Assignment :: Give again only those lines from the start of the entries through the line holding "253 lines not shown", leaving them as they are.

Input records ::
· · · ·
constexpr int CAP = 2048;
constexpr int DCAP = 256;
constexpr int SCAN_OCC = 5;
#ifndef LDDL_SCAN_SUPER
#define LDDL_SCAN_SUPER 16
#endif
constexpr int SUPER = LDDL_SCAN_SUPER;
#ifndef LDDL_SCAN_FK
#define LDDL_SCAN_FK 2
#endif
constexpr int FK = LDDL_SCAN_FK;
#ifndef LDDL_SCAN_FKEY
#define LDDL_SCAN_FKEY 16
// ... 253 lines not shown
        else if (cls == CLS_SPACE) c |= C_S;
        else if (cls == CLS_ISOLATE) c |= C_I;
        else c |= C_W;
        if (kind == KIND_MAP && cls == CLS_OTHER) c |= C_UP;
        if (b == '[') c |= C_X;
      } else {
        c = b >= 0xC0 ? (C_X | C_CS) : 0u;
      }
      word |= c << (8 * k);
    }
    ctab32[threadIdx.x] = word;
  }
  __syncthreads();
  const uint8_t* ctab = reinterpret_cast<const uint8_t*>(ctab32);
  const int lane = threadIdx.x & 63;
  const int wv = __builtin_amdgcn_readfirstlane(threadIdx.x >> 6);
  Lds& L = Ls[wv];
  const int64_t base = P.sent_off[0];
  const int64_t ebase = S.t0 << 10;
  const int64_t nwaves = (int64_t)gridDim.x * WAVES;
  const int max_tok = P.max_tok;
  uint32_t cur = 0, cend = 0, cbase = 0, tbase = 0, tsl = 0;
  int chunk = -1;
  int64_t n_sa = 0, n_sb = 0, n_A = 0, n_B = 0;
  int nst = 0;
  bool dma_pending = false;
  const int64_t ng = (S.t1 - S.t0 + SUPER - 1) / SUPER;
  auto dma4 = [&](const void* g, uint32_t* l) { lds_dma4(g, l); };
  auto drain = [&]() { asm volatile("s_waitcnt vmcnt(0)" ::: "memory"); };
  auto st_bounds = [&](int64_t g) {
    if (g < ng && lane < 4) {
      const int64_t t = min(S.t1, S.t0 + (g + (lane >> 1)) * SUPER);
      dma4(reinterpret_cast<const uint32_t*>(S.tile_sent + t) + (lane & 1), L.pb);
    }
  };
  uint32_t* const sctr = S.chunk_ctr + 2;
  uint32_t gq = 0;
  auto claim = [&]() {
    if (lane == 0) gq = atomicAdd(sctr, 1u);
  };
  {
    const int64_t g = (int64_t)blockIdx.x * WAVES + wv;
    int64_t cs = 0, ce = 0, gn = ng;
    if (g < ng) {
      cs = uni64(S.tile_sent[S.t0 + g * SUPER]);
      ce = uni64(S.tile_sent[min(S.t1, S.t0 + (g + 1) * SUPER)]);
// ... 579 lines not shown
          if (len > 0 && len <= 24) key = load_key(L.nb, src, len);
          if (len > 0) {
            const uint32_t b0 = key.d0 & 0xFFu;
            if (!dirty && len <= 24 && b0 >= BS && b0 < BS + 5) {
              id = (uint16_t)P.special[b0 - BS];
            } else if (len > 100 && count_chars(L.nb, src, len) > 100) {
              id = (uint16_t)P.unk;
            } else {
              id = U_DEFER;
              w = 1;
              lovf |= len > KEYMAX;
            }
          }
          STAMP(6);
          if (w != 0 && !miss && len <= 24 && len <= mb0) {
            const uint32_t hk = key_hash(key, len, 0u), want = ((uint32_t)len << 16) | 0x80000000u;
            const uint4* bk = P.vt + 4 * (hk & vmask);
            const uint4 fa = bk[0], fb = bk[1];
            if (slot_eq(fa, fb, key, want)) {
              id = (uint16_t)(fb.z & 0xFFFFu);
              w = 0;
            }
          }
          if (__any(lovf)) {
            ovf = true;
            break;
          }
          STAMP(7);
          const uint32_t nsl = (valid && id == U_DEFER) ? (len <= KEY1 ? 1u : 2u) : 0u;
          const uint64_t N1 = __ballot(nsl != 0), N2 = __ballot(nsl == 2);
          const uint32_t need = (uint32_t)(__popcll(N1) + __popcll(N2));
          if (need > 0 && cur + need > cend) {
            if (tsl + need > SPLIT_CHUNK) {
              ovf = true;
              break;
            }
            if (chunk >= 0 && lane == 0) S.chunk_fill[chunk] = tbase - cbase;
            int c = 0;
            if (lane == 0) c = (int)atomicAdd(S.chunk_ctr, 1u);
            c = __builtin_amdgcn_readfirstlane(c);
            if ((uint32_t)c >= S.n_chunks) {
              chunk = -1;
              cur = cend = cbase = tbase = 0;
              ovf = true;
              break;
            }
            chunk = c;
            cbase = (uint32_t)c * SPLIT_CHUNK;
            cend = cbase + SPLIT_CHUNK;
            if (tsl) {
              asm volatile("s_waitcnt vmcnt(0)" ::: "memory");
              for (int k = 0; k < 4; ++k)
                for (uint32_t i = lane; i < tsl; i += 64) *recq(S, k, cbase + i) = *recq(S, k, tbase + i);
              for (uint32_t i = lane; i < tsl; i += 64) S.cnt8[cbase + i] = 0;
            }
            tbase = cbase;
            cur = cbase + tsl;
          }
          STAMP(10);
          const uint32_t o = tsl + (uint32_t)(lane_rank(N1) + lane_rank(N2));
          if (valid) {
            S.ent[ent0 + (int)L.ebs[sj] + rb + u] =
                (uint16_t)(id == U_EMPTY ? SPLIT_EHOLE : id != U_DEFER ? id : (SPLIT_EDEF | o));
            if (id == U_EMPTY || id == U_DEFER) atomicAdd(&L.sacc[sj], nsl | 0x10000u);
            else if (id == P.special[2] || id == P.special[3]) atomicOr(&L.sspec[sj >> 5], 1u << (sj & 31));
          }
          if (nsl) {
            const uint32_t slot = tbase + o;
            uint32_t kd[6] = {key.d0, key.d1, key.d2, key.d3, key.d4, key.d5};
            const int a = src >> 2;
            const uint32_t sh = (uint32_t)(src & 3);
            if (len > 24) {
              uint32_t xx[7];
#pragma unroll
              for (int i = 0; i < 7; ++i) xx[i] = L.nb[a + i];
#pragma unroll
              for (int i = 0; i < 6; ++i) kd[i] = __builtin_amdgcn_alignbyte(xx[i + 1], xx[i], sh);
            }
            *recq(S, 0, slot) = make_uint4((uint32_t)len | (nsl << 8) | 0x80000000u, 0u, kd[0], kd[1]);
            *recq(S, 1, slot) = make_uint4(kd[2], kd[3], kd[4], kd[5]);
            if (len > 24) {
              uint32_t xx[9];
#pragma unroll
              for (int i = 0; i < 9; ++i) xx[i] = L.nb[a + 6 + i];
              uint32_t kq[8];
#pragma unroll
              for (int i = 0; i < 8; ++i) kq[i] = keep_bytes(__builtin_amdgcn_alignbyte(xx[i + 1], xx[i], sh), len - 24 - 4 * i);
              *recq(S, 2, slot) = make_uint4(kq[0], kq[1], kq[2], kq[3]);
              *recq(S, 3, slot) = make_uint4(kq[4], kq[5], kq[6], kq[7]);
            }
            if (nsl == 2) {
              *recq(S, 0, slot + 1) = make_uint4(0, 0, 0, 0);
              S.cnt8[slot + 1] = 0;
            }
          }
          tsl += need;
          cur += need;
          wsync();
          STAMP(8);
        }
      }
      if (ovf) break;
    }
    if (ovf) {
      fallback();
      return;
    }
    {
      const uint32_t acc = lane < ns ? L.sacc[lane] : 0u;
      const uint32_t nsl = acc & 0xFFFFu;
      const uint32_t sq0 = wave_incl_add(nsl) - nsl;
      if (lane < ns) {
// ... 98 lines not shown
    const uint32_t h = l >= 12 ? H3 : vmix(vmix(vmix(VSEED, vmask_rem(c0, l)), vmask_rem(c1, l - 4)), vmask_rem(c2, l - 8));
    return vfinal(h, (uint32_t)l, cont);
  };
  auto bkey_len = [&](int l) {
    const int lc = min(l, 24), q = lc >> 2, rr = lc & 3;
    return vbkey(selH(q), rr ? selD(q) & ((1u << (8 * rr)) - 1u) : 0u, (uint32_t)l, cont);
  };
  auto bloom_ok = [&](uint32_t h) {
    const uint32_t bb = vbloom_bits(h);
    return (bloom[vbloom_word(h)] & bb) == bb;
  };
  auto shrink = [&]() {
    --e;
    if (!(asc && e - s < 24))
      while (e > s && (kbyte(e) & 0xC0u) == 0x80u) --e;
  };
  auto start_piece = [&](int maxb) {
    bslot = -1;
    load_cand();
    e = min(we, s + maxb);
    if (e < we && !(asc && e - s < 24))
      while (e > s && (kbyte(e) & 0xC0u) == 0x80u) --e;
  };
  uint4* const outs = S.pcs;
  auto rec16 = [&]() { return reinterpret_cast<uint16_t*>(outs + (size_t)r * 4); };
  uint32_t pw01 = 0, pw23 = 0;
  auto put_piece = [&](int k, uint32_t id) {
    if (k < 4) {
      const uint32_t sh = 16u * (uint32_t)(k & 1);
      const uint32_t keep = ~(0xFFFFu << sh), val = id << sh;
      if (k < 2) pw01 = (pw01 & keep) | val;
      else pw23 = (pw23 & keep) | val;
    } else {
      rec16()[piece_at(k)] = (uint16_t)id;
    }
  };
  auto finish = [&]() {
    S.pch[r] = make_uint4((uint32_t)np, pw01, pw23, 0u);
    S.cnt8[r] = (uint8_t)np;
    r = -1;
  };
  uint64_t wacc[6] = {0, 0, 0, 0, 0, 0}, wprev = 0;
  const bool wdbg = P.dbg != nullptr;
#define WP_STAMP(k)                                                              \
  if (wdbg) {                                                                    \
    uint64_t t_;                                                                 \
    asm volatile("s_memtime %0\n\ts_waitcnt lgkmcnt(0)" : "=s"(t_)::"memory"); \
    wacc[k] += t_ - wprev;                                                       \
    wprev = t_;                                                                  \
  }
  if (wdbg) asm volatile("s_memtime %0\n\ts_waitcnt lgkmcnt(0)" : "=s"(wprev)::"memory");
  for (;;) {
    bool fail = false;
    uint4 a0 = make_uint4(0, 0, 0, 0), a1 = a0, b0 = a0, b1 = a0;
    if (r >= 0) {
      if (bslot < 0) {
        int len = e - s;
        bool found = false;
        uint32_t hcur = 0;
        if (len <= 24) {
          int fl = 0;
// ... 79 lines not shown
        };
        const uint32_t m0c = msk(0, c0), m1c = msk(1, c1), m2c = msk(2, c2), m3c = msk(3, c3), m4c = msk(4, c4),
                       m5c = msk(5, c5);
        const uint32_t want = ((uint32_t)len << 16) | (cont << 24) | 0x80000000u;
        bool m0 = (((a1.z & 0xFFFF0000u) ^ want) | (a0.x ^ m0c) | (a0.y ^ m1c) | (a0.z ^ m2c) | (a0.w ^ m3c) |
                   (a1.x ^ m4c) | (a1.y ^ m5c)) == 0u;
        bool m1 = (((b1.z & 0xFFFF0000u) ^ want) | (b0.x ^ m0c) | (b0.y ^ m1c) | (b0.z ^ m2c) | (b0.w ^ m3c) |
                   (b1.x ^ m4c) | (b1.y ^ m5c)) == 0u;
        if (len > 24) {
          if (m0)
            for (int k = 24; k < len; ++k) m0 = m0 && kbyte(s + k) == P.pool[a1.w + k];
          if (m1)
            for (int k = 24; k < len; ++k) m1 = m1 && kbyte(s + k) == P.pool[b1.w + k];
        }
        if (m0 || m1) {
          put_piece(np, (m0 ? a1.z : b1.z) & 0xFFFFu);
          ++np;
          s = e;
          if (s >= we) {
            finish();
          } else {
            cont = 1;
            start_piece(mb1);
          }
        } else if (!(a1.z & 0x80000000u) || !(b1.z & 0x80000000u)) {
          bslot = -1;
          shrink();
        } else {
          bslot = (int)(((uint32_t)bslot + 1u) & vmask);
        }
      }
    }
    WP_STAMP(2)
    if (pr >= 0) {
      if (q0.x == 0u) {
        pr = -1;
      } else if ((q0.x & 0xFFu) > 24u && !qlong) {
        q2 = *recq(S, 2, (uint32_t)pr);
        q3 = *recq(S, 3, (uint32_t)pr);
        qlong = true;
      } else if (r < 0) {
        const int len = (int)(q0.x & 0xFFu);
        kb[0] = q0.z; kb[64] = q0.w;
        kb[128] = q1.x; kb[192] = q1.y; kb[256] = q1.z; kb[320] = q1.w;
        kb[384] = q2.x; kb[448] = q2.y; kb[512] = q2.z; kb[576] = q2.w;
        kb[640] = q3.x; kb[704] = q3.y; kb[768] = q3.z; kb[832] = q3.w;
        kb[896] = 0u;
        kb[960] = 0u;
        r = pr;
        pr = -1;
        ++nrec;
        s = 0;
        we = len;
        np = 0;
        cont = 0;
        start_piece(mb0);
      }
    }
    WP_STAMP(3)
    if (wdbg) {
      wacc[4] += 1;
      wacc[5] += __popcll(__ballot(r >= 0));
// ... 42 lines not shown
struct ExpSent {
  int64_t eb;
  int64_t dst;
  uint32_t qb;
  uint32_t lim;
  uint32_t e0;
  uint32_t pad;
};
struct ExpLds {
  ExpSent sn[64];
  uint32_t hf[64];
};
· · · ·
Result of this task ::
constexpr int CAP = 2048;
constexpr int DCAP = 256;
constexpr int SCAN_OCC = 5;
#ifndef LDDL_SCAN_SUPER
#define LDDL_SCAN_SUPER 16
#endif
constexpr int SUPER = LDDL_SCAN_SUPER;
#ifndef LDDL_SCAN_FK
#define LDDL_SCAN_FK 2
#endif
constexpr int FK = LDDL_SCAN_FK;
#ifndef LDDL_SCAN_FKEY
#define LDDL_SCAN_FKEY 16
// ... 253 lines not shown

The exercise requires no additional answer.